EXERCISE DESCRIPTION: Copy the result of filtering the entries below for lines that include the string "engine".

GIVEN RECORDS:
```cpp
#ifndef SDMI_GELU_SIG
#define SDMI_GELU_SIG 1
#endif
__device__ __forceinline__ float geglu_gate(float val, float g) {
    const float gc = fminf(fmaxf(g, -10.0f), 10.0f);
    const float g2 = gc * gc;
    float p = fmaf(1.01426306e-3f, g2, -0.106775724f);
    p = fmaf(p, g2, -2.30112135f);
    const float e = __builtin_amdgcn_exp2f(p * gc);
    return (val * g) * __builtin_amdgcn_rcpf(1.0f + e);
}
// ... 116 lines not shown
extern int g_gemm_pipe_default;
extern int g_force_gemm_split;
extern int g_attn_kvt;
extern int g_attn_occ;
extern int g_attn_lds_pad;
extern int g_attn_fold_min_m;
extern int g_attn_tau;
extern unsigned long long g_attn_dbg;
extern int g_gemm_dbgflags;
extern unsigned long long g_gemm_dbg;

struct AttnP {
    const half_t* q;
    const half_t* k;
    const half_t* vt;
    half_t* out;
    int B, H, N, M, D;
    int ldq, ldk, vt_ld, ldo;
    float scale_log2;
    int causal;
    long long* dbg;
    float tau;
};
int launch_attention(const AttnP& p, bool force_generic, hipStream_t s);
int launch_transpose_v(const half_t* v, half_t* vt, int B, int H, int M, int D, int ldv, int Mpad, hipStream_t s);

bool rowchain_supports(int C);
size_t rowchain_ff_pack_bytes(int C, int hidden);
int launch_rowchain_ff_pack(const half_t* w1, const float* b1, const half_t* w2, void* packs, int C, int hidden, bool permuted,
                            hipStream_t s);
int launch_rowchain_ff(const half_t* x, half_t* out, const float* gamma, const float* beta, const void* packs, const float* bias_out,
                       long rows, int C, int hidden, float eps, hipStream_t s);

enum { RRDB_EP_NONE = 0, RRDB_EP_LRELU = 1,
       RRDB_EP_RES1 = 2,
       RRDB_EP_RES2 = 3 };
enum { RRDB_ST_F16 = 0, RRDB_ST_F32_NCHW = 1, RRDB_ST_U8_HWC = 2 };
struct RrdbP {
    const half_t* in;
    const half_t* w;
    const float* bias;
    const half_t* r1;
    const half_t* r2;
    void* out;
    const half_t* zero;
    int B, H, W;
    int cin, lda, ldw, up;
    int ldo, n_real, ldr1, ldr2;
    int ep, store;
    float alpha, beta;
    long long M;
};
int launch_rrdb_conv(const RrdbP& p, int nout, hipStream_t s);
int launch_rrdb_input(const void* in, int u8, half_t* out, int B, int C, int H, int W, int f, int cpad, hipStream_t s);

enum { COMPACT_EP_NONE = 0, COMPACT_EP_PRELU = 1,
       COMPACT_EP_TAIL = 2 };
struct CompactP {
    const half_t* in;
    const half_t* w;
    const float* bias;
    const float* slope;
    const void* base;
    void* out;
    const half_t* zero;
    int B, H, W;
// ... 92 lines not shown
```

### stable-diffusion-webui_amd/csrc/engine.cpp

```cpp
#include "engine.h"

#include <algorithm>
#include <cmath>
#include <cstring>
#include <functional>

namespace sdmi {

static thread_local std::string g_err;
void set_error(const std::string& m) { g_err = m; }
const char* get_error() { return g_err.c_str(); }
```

RESPONSE AREA:
### stable-diffusion-webui_amd/csrc/engine.cpp
#include "engine.h"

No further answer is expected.